Police raid ex-Banksy agent’s gallery for bizarre reason – media – RT

London police have raided an art gallery owned by Banksy’s former agent after mistaking a hyper-realistic sculpture of an unconscious woman for a real body, according to Artnet News. Officers assumed the model had suffered a heart attack, a gallery employee told the outlet.
Hannah Blakemore was closing the Laz Emporium on London’s Lexington Street last month, and after going upstairs to make herself a cup of tea, she came back down to find “the door coming off its hinges and two confused policemen” inside, the news site reported on Friday.
Officers said they had received a report from a woman who had not moved for two hours, and assumed she had “a heart attack or she overdosed,” said Blakemore.
Instead they found ‘Kristina’, a life-size sculpture of a woman passed out at a computer desk by American artist Mark Jenkins. The sculpture was commissioned by gallery owner Steve Lazarides, who wanted a depiction of a time when his sister fell asleep with her face in a bowl of soup. Crafted from foam and tape and dressed in a hoodie and sneakers, “Kristina” is valued at $22,065, Artnet noted.
“Officers forced entry to the address, where they discovered the person was actually a model,” a spokesperson for London’s Metropolitan Police told the site. “The Met has a duty to respond if there is a welfare concern.”

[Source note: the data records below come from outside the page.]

+__global__ __launch_bounds__(256) void conv3x3s2_fwd_kernel(const S2FwdParams p) {
+#if defined(__HIP_DEVICE_COMPILE__)
+    __shared__ __attribute__((aligned(16))) char lds[2 * S2_HALO_BYTES];
+
+    const int tid = threadIdx.x, lane = tid & 63;
+    const int wave = __builtin_amdgcn_readfirstlane(tid >> 6);
+    const int NB = gridDim.x;
+    const int lrow8 = lane >> 3, t = lane & 15, g = lane >> 4;
+    const unsigned lds0 = (unsigned)(size_t)(__attribute__((address_space(3))) char*)lds;
+
+    int L = s2_xcd_remap(blockIdx.x, NB);
+    if (L >= p.n_tiles) return;
+
+    unsigned voffH[S2_KH];
+    unsigned topbits = 0;
+#pragma unroll
+    for (int k = 0; k < S2_KH; ++k) {
+        const int e = (wave + 4 * k) * 8 + lrow8;
+        const int hy = e / S2_PITCH, rem = e - hy * S2_PITCH;
+        const int plane = rem >= S2_EVEN ? 1 : 0, idx = rem - plane * S2_EVEN, hx = 2 * idx + plane;
+        const bool ok = e < S2_ROWS && hx >= 1;
+        voffH[k] = ok ? (unsigned)((hy * S2_W + hx) * 128 + (((lane & 7) ^ (idx & 7)) * 16)) : S2_OOB;
+        topbits |= (hy == 0 ? 1u : 0u) << k;
+    }
+    auto halo_piece = [&](auto kc, int buf, int Ln) {
+        constexpr int K = decltype(kc)::value;
+        const int grp = wave + 4 * K;
+        const int n0 = Ln >> 1, hh = Ln & 1;
+        const long long origin = (((long long)n0 * S2_W + 16 * hh - 1) * S2_W - 1) * 128;
+        const __amdgpu_buffer_rsrc_t rA = __builtin_amdgcn_make_buffer_rsrc((void*)(p.src + origin), 0, (S2_HY * S2_W + 1) * 128, 0x00020000);
+        const unsigned v = (hh == 0 && ((topbits >> K) & 1u)) ? S2_OOB : voffH[K];
+        __builtin_amdgcn_raw_ptr_buffer_load_lds(rA, (__attribute__((address_space(3))) void*)(lds + buf * S2_HALO_BYTES + grp * 1024), 16, v, 0, 0, 0);
+    };
+    s2_static_for<0, S2_KH>([&](auto kc) { halo_piece(kc, 0, L); });
+
+    uint4 wf[9][2][2];
+#pragma unroll
+    for (int u = 0; u < 9; ++u)
+#pragma unroll
+        for (int h = 0; h < 2; ++h)
+#pragma unroll
+            for (int i = 0; i < 2; ++i)
+                wf[u][h][i] = *(const uint4*)(p.wgt + ((wave * 32 + 16 * i + t) * 9 + u) * 128 + (g + 4 * h) * 16);
+#pragma unroll
+    for (int u = 0; u < 9; ++u)
+#pragma unroll
+        for (int h = 0; h < 2; ++h)
+#pragma unroll
+            for (int i = 0; i < 2; ++i)
+                asm volatile("" : "+v"(wf[u][h][i].x), "+v"(wf[u][h][i].y), "+v"(wf[u][h][i].z), "+v"(wf[u][h][i].w));
+
+    unsigned pa[2][3][2];
+#pragma unroll
+    for (int bf = 0; bf < 2; ++bf)
+#pragma unroll
+        for (int s = 0; s < 3; ++s)
+#pragma unroll
+            for (int h = 0; h < 2; ++h)
+                pa[bf][s][h] = lds0 + bf * S2_HALO_BYTES + ((s & 1) * S2_EVEN + t + (s >> 1)) * 128 + (((g + 4 * h) ^ ((t + (s >> 1)) & 7)) * 16);
+    const int voffS = (t * 128 + wave * 32 + (g & 1) * 16 + (g >> 1) * 8) * 2;
+
+    s2_u32x4 outv[8];
+    float ssum[2][4], ssq[2][4];
+    auto store_tile = [&](const int Lp) {
+        const __amdgpu_buffer_rsrc_t rsrcD = __builtin_amdgcn_make_buffer_rsrc((void*)(p.dst + (long long)Lp * 128 * 256), 0, 128 * 256, 0x00020000);
+        s2_static_for<0, 8>([&](auto jc) {
+            constexpr int J = decltype(jc)::value;
+            __builtin_amdgcn_raw_buffer_store_b128(outv[J], rsrcD, voffS, J * 16 * 256, 0);
+            store_b128_guard(outv[J]);
+        });
+        if (p.stat != nullptr && t == 0) {
+#pragma unroll
+            for (int i = 0; i < 2; ++i) {
+                const int co = wave * 32 + i * 16 + g * 4;
+                *(float4*)(p.stat + (long long)Lp * 128 + co) = make_float4(ssum[i][0], ssum[i][1], ssum[i][2], ssum[i][3]);
+                *(float4*)(p.stat + ((long long)p.n_tiles + Lp) * 128 + co) = make_float4(ssq[i][0], ssq[i][1], ssq[i][2], ssq[i][3]);
+            }
+        }
+    };
+
+    auto tile = [&](auto bufc, const bool has_prev, const int L, const bool has_next) {
+        constexpr int BUF = decltype(bufc)::value;
+        asm volatile("s_waitcnt vmcnt(0)" ::: "memory");
+        __builtin_amdgcn_s_barrier();
+        if (has_prev) store_tile(L - NB);
+
+        f32x4_t acc[2][8];
+#pragma unroll
+        for (int i = 0; i < 2; ++i)
+#pragma unroll
+            for (int j = 0; j < 8; ++j) acc[i][j] = (f32x4_t){0.f, 0.f, 0.f, 0.f};
+
+        uint4 pf[2][8];
+        auto issue_reads = [&](auto sc) {
+            constexpr int S = decltype(sc)::value, U = S >> 1, H = S & 1, R = U / 3, SS = U % 3, SET = S & 1;
+            s2_static_for<0, 8>([&](auto jc) {
+                constexpr int J = decltype(jc)::value, HY = 2 * J + R;
+                if constexpr (HY < 15) pf[SET][J] = s2_read16<HY * S2_ROWB>(pa[BUF][SS][H]);
+                else pf[SET][J] = s2_read16<(HY - 8) * S2_ROWB>(pa[BUF][SS][H] + 8 * S2_ROWB);
+            });
+        };
+        issue_reads(std::integral_constant<int, 0>{});
+        s2_static_for<0, 18>([&](auto sc) {
+            constexpr int S = decltype(sc)::value, U = S >> 1, H = S & 1, SET = S & 1;
+            if constexpr (S + 1 < 18) {
+                issue_reads(std::integral_constant<int, S + 1>{});
+                s2_wait_lgkmcnt<8>();
+            } else {
+                s2_wait_lgkmcnt<0>();
+            }
+#pragma unroll
+            for (int j = 0; j < 8; ++j)
+#pragma unroll
+                for (int i = 0; i < 2; ++i) acc[i][j] = mma_chunk<bf16_tag>(wf[U][H][i], pf[SET][j], acc[i][j]);
+            if constexpr (S < S2_KH / 2) {
+                if (has_next) {
+                    halo_piece(std::integral_constant<int, 2 * S>{}, BUF ^ 1, L + NB);
+                    halo_piece(std::integral_constant<int, 2 * S + 1>{}, BUF ^ 1, L + NB);
+                }
+            }
+        });
+
+#pragma unroll
+        for (int i = 0; i < 2; ++i)
+#pragma unroll
+            for (int r = 0; r < 4; ++r) { ssum[i][r] = 0.f; ssq[i][r] = 0.f; }
+#pragma unroll
+        for (int j = 0; j < 8; ++j) {
+            unsigned pk[2][2];
+#pragma unroll
+            for (int i = 0; i < 2; ++i) {
+#pragma unroll
+                for (int r = 0; r < 4; ++r) { ssum[i][r] += acc[i][j][r]; ssq[i][r] += acc[i][j][r] * acc[i][j][r]; }
+                pk[i][0] = pack_bf16x2(acc[i][j][0], acc[i][j][1]); pk[i][1] = pack_bf16x2(acc[i][j][2], acc[i][j][3]);
+            }
+            const s2_u32x2 lo = __builtin_amdgcn_permlane16_swap(pk[0][0], pk[1][0], false, false);
+            const s2_u32x2 hi = __builtin_amdgcn_permlane16_swap(pk[0][1], pk[1][1], false, false);
+            outv[j] = (s2_u32x4){lo[0], hi[0], lo[1], hi[1]};
+        }
+#pragma unroll
+        for (int i = 0; i < 2; ++i)
+#pragma unroll
+            for (int r = 0; r < 4; ++r) { ssum[i][r] = row16_sum(ssum[i][r]); ssq[i][r] = row16_sum(ssq[i][r]); }
+    };
+
+    bool has_next = L + NB < p.n_tiles;
+    tile(std::integral_constant<int, 0>{}, false, L, has_next);
+    while (has_next) {
+        L += NB;
+        has_next = L + NB < p.n_tiles;
+        tile(std::integral_constant<int, 1>{}, true, L, has_next);
+        if (!has_next) break;
+        L += NB;
+        has_next = L + NB < p.n_tiles;
+        tile(std::integral_constant<int, 0>{}, true, L, has_next);
+    }
+    store_tile(L);
+#endif
+}
+
+int fb_try_conv3x3s2_fwd(const fb_conv_args* a, hipStream_t st) {
+    const char* sw = getenv("FB_S2_FWD");
+    if (sw && atoi(sw) == 0) return 0;
+    if (a->dtype != FB_BF16 || a->mode != 0) return 0;
+    if (a->R != 3 || a->S != 3 || a->stride != 2 || a->pad != 1) return 0;
+    if (a->Hs != 32 || a->Ws != 32 || a->Hd != 16 || a->Wd != 16 || a->Cs != 64 || a->Cd != 128) return 0;
+    if (a->imgs_per_wset > 0 && a->imgs_per_wset < a->n_img) return 0;
+    if (a->addend || a->addend_mask || a->bst_x || a->bst_mask || a->amax_src || a->amax_wgt) return 0;
+    if (a->n_img < 1 || a->n_img >= (1 << 24)) return 0;
+    S2FwdParams p;
+    p.src = (const char*)a->src; p.wgt = (const char*)a->wgt; p.dst = (char*)a->dst; p.stat = a->stat_partial;
+    p.n_tiles = a->n_img * 2;
+    const int n_cu = fb_persistent_cus();
+    hipLaunchKernelGGL(conv3x3s2_fwd_kernel, dim3(p.n_tiles < n_cu ? p.n_tiles : n_cu), dim3(256), 0, st, p);
+    return 1;
+}
diff --git a/fullbatchtraining_amd/csrc/conv_igemm.hip b/fullbatchtraining_amd/csrc/conv_igemm.hip
--- a/fullbatchtraining_amd/csrc/conv_igemm.hip
+++ b/fullbatchtraining_amd/csrc/conv_igemm.hip
@@ -182,6 +182,7 @@
 int fb_try_conv3x3_halo5(const fb_conv_args* a, hipStream_t st);
 int fb_conv3x3_halo5_takes(const fb_conv_args* a);
 int fb_try_conv3x3s2_dgrad_quad(const fb_conv_args* a, hipStream_t st);
+int fb_try_conv3x3s2_fwd(const fb_conv_args* a, hipStream_t st);
 int fb_try_conv1x1_k32(const fb_conv_args* a, hipStream_t st);
 int fb_try_conv1x1_stream(const fb_conv_args* a, hipStream_t st);
 int fb_try_conv1x1_gemm(const fb_conv_args* a, hipStream_t st);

The sculpture can be seen through the gallery’s windows, and Blakemore said paramedics were called when it was displayed at an art and design fair in October. “The job is to provoke and it is certainly to achieve it”, she says.
From the late 1990s to 2008, Lazarides worked as an agent and photographer for Banksy, and was the first promoter to show the legendary graffiti artist’s work in a gallery.